#### [WHAT IS EXPECTED]
Scan the entries below and return each line that contains "kMaxShape".

#### [DATA SECTION]

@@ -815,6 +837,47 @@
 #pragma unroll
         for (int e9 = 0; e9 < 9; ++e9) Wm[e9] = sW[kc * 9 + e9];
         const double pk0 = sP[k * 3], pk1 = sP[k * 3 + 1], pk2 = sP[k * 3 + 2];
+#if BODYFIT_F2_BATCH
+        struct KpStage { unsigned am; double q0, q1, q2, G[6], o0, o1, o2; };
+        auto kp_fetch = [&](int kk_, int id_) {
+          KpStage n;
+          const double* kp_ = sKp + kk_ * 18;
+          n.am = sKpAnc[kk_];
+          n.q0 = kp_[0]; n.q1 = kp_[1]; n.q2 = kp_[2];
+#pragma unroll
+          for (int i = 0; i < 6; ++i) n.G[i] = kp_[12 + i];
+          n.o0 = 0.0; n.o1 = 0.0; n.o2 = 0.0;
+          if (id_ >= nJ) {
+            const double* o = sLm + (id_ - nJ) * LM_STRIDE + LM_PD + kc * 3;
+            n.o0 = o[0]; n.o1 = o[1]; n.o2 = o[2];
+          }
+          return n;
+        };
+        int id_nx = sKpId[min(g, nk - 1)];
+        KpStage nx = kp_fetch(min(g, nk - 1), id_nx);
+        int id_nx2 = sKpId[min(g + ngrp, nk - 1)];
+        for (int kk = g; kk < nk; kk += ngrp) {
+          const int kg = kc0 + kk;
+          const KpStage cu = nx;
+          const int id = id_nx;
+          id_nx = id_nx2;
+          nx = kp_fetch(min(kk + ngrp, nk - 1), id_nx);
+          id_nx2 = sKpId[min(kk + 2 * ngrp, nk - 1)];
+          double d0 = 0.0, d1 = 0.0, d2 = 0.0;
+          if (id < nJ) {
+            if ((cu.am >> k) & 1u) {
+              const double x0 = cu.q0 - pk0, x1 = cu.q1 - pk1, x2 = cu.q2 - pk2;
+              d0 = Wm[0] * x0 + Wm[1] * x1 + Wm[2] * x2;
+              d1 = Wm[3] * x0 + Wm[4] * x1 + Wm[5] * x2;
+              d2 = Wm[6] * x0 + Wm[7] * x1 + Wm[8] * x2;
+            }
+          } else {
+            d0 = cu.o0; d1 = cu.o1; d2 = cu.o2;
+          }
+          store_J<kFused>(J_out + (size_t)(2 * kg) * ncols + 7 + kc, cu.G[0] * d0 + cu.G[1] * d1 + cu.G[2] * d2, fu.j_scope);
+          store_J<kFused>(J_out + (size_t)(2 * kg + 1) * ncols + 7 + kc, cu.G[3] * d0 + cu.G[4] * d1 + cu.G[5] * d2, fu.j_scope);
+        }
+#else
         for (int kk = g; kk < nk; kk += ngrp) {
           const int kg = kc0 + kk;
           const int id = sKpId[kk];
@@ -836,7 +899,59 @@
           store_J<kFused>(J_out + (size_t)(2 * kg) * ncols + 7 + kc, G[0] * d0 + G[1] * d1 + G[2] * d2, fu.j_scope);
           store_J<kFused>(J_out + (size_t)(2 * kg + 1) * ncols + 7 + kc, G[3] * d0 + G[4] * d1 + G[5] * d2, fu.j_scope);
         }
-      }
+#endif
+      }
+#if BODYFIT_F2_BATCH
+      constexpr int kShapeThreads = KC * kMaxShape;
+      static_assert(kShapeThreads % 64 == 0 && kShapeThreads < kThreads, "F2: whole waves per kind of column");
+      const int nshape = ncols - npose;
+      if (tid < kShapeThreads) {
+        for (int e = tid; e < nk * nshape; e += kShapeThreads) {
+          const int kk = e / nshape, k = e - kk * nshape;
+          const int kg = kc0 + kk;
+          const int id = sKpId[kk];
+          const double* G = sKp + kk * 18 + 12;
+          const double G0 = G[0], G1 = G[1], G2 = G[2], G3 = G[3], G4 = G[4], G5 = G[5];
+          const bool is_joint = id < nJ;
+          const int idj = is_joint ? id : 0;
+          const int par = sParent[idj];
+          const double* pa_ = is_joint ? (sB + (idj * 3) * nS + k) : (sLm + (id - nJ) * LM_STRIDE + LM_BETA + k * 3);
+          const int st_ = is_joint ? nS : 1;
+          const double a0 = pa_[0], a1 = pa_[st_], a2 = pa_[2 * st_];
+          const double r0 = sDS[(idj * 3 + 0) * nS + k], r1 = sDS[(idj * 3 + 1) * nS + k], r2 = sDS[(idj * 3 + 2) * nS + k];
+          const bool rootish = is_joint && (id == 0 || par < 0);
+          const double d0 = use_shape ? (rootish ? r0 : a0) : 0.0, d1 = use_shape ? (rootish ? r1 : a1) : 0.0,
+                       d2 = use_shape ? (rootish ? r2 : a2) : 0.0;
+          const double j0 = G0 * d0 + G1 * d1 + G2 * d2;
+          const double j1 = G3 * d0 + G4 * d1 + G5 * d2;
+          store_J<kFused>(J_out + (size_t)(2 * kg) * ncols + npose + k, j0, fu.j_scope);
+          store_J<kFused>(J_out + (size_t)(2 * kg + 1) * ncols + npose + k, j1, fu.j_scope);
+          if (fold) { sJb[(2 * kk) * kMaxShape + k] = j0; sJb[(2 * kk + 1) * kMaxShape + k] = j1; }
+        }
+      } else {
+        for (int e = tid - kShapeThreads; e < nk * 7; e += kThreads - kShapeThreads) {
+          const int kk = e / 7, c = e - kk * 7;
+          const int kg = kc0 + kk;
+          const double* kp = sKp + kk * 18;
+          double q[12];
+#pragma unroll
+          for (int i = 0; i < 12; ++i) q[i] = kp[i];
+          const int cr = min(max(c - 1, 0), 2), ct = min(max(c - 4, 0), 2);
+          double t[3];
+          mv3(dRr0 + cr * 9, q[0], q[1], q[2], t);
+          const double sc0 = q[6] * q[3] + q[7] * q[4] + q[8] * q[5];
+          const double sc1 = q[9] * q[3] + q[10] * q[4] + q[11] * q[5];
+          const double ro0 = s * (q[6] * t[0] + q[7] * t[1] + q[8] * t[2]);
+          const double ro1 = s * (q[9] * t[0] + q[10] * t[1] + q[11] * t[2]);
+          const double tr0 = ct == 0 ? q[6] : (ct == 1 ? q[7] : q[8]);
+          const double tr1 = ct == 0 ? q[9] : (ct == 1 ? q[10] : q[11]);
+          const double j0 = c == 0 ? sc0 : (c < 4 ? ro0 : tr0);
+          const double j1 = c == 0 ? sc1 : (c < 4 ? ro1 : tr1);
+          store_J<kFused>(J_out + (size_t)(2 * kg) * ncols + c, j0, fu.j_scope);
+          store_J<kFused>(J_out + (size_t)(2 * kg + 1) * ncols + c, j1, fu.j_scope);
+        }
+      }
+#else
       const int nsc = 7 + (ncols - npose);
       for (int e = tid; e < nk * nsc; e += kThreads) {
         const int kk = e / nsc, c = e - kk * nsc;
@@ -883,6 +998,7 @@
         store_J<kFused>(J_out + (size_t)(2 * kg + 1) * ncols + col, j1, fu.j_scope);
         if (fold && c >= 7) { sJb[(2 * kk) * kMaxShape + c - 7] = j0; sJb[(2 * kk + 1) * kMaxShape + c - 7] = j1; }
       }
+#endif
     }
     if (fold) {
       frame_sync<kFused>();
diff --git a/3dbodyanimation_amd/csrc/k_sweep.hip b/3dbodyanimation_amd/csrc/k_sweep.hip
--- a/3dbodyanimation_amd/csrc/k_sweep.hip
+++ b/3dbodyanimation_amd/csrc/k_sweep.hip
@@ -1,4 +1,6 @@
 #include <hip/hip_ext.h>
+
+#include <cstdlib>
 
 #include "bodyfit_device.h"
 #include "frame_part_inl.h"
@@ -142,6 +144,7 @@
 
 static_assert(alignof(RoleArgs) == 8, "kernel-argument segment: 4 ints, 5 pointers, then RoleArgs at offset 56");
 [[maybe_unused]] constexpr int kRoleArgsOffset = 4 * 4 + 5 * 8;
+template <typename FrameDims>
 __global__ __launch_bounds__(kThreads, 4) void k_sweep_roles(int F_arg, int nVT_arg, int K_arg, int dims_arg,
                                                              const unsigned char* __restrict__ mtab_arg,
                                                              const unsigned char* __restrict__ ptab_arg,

#### [FINISHED TASK]
+      constexpr int kShapeThreads = KC * kMaxShape;
+          if (fold) { sJb[(2 * kk) * kMaxShape + k] = j0; sJb[(2 * kk + 1) * kMaxShape + k] = j1; }
         if (fold && c >= 7) { sJb[(2 * kk) * kMaxShape + c - 7] = j0; sJb[(2 * kk + 1) * kMaxShape + c - 7] = j1; }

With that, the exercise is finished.